Discussion in 'Journalism topics only' started by swish, Dec 8, 2006.

  1. swish

    swish New Member

    I'm sure I should be banished from the profession for this, but I've never had to do a complete box score before.

    As for the rebounds, there's a line at the bottom for "team" rebounds. What qualifies as a "team" rebound?

    Thanks in advance and I can accept all abuse for such a question as I know it is warranted.
  2. Starman

    Starman Well-Known Member

    When a shot goes out of bounds without control being established by either team, and the ball is awarded by the officials to the opposite team, they get a team rebound.
  3. jay_christley

    jay_christley Member

    As I believe somebody mentioned in an earlier thread, every shot either has a basket or a rebound.
  4. swish

    swish New Member

    That makes sense. Thank you.

    And I agree, Millen should be shipped out of town.
  5. shotglass

    shotglass Guest

    It took me about 15 years before I understood the team rebound.
  6. Franklin

    Franklin Member

    what about if they miss the front end of a two-shot foul? i thought those were dead ball rebounds, but NBA boxes don't have dead ball rebounds any more.
  7. Jeff_Rake

    Jeff_Rake Member

    So when you clang it off the rim and it sails out of bounds, who do you reward the rebound to?
  8. Chi City 81

    Chi City 81 Guest

    It's a defensive team rebound.
  9. Central-KY-Kid

    Central-KY-Kid Well-Known Member


    Pages 15 and 16:

    (b) A team rebound is credited to the team that is entitled to the ball for a throw-in if the ball has gone out of bounds after a missed goal but before there was player control. However, this does not include cases where the ball is out of bounds because it passes over the backboard or touches the supports or back of the backboard, the ceiling, or overhead equipment or supports, unless the ball was touched by a player after the missed goal but before the ball was out of bounds.

    (c) A dead-ball rebound is credited whenever the ball is dead after a missed goal but before it meets the conditions for an individual or team rebound.
    It is credited as follows:
    (1) To the team that is entitled to the ball for a throw-in or a free throw.
    (2) To the team that shot the ball if the ball becomes dead due to the expiration of time or if the ball was shot after the expiration of time.
    (3) To the team into whose basket a defensive player tips a missed shot.
    (4) To the team into whose basket an offensive player deflects a missed shot without intent.
    (d) There is a distinction between team and dead-ball rebounds. There can be no team rebound unless the ball has gone out of bounds without a player first earning an individual rebound. If the ball becomes dead before it meets the requirement for either an individual or a team rebound, then a dead-ball rebound is credited (see Section 3, Article 1).
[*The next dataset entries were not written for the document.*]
@@ -240,6 +242,15 @@
     load_w1(prm);
     load_rest(prm);
   }
+  __device__ __forceinline__ void load_w1(const ColLaunch& cl) { s1.load(cl.w[0]); }
+  __device__ __forceinline__ void load_rest(const ColLaunch& cl) {
+    s2.load(cl.w[1]);
+    s3.load(cl.w[2]);
+    if constexpr (TAILM == TAIL_AGG) {
+      d1.load(cl.tail[0]);
+      d2.load(cl.tail[1]);
+    }
+  }
   __device__ __forceinline__ void store_w1(char* smem) const {
     s1.store(smem + kRrW1);
     for (int i = nrx_tid(); i < 768 / 4; i += 512) reinterpret_cast<float*>(smem + kRrNeg)[i] = -__builtin_inff();
@@ -260,7 +271,7 @@
   }
 };
 
-template <int CHP, int TAILM, bool FIRST = false, class LT = ColGeneric>
+template <int CHP, int TAILM, bool FIRST = false>
 __device__ __forceinline__ void col_upd_item(const BlockParams<P16>& prm, char* smem, int wave, int b, int u, int strip,
                                              int k, ColStage<kUPD_CINP, TAILM>* stage = nullptr) {
   constexpr int PR = 2;
@@ -320,7 +331,7 @@
   }
   __syncthreads();
   col_ts(k, 4);
-  EpiConv3<P16, WS3, CHP, TAILM, LT> epi{&prm, nullptr, WB, w3, b, u, f_start, col_pos_hi(strips), 0, 1.f, false,
+  EpiConv3<P16, WS3, CHP, TAILM> epi{&prm, nullptr, WB, w3, b, u, f_start, col_pos_hi(strips), 0, 1.f, false,
                                      (float)prm.a.active[(size_t)b * prm.a.U + u], -1, 0, 0};
   epi.pos_lo = col_pos_lo(strips);
   if constexpr (TAILM == TAIL_READOUT_WB) col_conv3_ro<NRX_COL_PR3>(own, nb, epi, lane, t, g, p0);
@@ -328,7 +339,7 @@
   col_ts(k, 6);
 }
 
-template <int CHP, int TAILM, bool MULTI, class LT = ColGeneric>
+template <int CHP, int TAILM, bool MULTI>
 __device__ __forceinline__ void col_update_stage(const BlockParams<P16>& prm, int items) {
   extern __shared__ __attribute__((aligned(16))) char smem[];
   rr_ts(0, 7);
@@ -340,7 +351,7 @@
     stage.load_w1(prm);
     int b, u, strip;
     work_item(blockIdx.x, prm.a.B, prm.a.U, prm.strips, prm.order_rev, b, u, strip);
-    col_upd_item<CHP, TAILM, true, LT>(prm, smem, wave, b, u, strip, k, &stage);
+    col_upd_item<CHP, TAILM, true>(prm, smem, wave, b, u, strip, k, &stage);
   }
   if constexpr (MULTI) {
     for (int i = blockIdx.x; i < items; i += gridDim.x, ++k) {
@@ -366,9 +377,9 @@
   rr_ts_edge(1);
 }
 
-template <int CHP, int TAILM, class LT = ColGeneric>
+template <int CHP, int TAILM>
 __global__ __launch_bounds__(512) void k_update_col(BlockParams<P16> prm, int items) {
-  col_update_stage<CHP, TAILM, false, LT>(prm, items);
+  col_update_stage<CHP, TAILM, false>(prm, items);
 }
 template <int CHP, int TAILM>
 __global__ __launch_bounds__(512) void k_update_col_multi(BlockParams<P16> prm, int items) {
@@ -408,13 +419,6 @@
   const char* src;
   const char* pe;
 };
-__device__ __forceinline__ ColInitLane col_init_lane(const FwdArgs<_Float16, float, _Float16>& a, int b, int u, int g) {
-  const size_t plane = (size_t)a.F * kT * 8;
-  const float* y = a.y + (size_t)b * plane;
-  const float* h = a.h_hat + ((size_t)b * a.U + u) * plane;
-  return ColInitLane{reinterpret_cast<const char*>(g == 1 ? h : y),
-                     reinterpret_cast<const char*>(a.pe + (size_t)u * a.F * kT * 2)};
-}
 __device__ __forceinline__ ColInitRow col_init_load_lean(const ColInitLane& ln, int F, int f, int t) {
   const bool ok = f >= 0 && f < F && t < kT;
   const unsigned re = (unsigned)((ok ? f : 0) * kT + (ok ? t : 0));
@@ -439,19 +443,18 @@
   return __builtin_bit_cast(half8, w);
 }
 
-template <int TAILM, bool FIRST = false, class LT = ColGeneric>
+template <int TAILM, bool FIRST = false>
 __device__ __forceinline__ void col_init_item(const BlockParams<P16>& prm, char* smem, int wave, int b, int u,
                                               int strip, int k, ColStage<32, TAILM>* stage = nullptr) {
   constexpr int PR = 2;
-  constexpr bool LEAN = LT::kLean;
   col_ts(k, 0);
   const auto& a = prm.a;
   const int lane = nrx_tid() & 63, t = lane & 15, g = lane >> 4;
   const int p0 = kColRO * wave;
-  const int strips = LEAN ? 1 : prm.strips;
+  const int strips = prm.strips;
   const int f_start = col_fstart(strip, strips);
-  const int F = a.F, A2 = LEAN ? 8 : 2 * a.A;
-  const bool norm_pre = LEAN ? false : prm.norm_pre != 0;
+  const int F = a.F, A2 = 2 * a.A;
+  const bool norm_pre = prm.norm_pre != 0;
   const int f_own0 = f_start + p0;
   const RrNb nb = rr_nb(smem, wave, t, g);
   const float* yslot = a.y + (size_t)b * F * kT * A2;
@@ -459,16 +462,10 @@
   NormPre npre;
   if (!norm_pre) npre = slot_norm_issue(yslot, nqs);
   ColInitRow zr[kColRO + 2];
-  if constexpr (LEAN) {
-    const ColInitLane ln = col_init_lane(a, b, u, g);
-#pragma unroll
-    for (int i = 0; i < kColRO + 2; ++i) zr[i] = col_init_load_lean(ln, F, f_own0 - 1 + i, t);
-  } else {
-#pragma unroll
-    for (int i = 0; i < kColRO + 2; ++i) zr[i] = col_init_load(a, b, u, f_own0 - 1 + i, t, g);
-  }
+#pragma unroll
+  for (int i = 0; i < kColRO + 2; ++i) zr[i] = col_init_load(a, b, u, f_own0 - 1 + i, t, g);
   if constexpr (FIRST) stage->load_rest(prm);
-  const int m = LEAN ? 0 : prm.m;
+  const int m = prm.m;
   const float wm = a.masking ? 1.f : (a.mcs_mask ? a.mcs_mask[((size_t)b * a.U + u) * a.M + m] : (m == 0 ? 1.f : 0.f));
   if constexpr (FIRST) {
     stage->store_w1(smem);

    Why keep dead-ball rebounds? Because team rebounds reflect team rebounding ability, while dead-ball rebounds do not. In national rankings, individual and team rebounds are included, but dead-ball rebounds are not. Analysis of game statistics indicates that team and dead-ball rebounds account for about five percent of a team’s rebounds. Therefore, if dead-ball rebounds are counted as team rebounds, it could affect the national rankings.
  10. Oz

    Oz Well-Known Member

    No rebound awarded there.
  11. swish

    swish New Member

  12. SnoopyBoy

    SnoopyBoy Member

    Is a steal a turnover for the other team? Some SID once told me that a player jacking up a shot from midcourt at the buzzer doesn't count in the stats as a miss. I told him it did because it counts if it goes in.